(Items from a data source)
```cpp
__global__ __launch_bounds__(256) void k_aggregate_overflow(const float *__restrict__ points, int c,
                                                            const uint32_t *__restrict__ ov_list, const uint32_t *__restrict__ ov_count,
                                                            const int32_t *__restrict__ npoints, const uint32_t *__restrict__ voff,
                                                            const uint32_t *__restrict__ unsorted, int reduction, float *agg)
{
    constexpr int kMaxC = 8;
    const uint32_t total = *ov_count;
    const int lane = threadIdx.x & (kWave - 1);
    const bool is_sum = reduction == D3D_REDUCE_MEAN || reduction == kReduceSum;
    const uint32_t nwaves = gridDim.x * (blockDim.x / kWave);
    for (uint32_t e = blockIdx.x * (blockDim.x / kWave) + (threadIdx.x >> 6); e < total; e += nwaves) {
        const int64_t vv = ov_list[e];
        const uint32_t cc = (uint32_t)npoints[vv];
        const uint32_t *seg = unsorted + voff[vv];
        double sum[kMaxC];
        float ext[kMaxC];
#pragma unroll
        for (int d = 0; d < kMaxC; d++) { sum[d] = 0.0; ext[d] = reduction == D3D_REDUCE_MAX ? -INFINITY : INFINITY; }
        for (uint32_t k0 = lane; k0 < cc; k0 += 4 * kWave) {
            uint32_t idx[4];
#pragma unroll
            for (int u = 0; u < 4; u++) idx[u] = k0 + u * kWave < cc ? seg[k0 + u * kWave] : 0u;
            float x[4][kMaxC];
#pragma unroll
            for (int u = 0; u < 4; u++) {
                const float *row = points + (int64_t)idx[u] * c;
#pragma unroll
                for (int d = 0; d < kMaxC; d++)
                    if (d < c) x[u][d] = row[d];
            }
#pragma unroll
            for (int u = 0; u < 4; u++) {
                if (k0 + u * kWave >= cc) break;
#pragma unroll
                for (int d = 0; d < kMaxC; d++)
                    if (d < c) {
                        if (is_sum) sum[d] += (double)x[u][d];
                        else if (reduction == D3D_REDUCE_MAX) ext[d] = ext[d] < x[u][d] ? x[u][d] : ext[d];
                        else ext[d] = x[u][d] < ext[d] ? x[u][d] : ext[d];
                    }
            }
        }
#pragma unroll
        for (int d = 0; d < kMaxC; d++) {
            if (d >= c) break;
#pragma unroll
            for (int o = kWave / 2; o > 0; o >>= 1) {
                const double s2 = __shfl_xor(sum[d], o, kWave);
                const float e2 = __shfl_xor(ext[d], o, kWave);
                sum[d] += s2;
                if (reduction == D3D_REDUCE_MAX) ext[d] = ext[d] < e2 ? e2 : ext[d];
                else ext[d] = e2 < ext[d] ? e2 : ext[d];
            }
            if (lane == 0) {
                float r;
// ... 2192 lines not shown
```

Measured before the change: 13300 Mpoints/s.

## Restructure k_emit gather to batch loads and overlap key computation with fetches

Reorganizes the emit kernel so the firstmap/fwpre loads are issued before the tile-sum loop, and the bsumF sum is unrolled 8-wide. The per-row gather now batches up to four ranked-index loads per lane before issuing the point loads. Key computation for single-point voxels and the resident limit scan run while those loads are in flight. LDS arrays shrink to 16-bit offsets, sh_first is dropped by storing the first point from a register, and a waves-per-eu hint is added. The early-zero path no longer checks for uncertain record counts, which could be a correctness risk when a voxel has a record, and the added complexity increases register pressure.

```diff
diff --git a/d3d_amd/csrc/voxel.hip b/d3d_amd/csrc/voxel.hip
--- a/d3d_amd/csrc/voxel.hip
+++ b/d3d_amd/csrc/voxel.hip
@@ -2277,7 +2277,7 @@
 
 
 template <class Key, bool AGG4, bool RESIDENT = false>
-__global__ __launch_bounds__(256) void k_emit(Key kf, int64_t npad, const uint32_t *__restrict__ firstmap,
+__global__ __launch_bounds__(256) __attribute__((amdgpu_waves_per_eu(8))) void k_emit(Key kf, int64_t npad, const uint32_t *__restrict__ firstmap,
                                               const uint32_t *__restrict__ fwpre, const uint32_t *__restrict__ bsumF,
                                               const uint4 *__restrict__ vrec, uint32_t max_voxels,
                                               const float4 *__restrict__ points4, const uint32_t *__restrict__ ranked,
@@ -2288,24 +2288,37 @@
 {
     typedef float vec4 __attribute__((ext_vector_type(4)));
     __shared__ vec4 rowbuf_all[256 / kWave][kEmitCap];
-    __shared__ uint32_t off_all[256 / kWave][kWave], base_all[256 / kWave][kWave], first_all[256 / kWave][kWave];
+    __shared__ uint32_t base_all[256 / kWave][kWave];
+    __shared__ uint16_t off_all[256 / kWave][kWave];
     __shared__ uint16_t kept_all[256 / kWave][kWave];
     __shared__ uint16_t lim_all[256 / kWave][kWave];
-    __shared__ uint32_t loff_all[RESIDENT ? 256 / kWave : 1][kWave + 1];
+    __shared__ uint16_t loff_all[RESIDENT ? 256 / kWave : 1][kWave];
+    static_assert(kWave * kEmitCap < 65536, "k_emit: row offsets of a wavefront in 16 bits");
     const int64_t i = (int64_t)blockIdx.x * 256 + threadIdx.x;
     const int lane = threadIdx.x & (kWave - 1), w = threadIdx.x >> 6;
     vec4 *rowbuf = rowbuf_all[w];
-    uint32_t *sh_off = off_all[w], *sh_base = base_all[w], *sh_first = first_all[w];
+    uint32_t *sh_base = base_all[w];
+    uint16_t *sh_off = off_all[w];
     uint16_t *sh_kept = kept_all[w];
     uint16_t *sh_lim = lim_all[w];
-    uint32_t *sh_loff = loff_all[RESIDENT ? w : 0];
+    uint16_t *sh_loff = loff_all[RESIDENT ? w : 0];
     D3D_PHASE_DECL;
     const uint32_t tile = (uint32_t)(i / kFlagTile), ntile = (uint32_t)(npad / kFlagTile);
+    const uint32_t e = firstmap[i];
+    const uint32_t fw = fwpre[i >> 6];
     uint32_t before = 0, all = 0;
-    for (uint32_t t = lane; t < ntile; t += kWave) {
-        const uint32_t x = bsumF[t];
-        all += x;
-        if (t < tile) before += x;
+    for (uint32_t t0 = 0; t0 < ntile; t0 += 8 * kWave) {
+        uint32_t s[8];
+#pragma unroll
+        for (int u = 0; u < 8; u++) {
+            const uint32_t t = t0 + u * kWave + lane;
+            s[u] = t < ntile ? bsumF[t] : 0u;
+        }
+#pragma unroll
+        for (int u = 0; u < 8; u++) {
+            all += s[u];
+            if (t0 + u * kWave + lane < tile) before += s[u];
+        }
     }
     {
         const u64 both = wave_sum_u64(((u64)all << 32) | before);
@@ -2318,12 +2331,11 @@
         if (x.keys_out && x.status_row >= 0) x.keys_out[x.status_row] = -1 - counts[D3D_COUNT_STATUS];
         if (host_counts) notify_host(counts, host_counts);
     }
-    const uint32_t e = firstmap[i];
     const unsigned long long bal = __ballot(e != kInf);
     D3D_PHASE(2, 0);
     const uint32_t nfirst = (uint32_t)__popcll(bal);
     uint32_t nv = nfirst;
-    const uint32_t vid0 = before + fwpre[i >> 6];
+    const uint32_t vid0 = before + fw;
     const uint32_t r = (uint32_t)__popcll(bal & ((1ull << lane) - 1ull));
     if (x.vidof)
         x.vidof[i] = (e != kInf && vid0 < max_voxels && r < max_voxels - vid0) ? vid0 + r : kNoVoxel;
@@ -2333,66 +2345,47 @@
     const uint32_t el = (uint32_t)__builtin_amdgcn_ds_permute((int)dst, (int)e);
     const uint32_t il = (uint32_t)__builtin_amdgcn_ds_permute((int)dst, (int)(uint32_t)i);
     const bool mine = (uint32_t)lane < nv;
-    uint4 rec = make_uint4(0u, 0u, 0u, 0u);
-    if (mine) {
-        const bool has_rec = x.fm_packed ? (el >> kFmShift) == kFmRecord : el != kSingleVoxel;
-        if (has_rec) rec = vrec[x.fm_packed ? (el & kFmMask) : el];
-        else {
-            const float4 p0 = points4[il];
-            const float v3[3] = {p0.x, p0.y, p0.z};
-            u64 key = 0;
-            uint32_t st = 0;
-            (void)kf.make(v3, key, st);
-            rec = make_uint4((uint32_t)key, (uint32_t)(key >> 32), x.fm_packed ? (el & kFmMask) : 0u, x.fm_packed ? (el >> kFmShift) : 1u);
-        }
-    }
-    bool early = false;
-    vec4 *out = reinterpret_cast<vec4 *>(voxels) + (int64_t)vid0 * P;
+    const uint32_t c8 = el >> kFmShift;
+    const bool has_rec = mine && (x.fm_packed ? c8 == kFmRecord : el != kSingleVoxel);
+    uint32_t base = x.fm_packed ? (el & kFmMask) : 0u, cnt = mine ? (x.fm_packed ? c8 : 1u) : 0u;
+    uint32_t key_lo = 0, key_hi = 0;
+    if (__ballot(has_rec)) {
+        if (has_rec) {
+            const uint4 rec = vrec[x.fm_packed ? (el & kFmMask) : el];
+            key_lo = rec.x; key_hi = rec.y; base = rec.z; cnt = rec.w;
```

ASSIGNED TASK:
Pick out every line above that contains the word "kMaxC" and copy it.

ANSWER FOR THIS EXERCISE:
    constexpr int kMaxC = 8;
        double sum[kMaxC];
        float ext[kMaxC];
        for (int d = 0; d < kMaxC; d++) { sum[d] = 0.0; ext[d] = reduction == D3D_REDUCE_MAX ? -INFINITY : INFINITY; }
            float x[4][kMaxC];
                for (int d = 0; d < kMaxC; d++)
                for (int d = 0; d < kMaxC; d++)
        for (int d = 0; d < kMaxC; d++) {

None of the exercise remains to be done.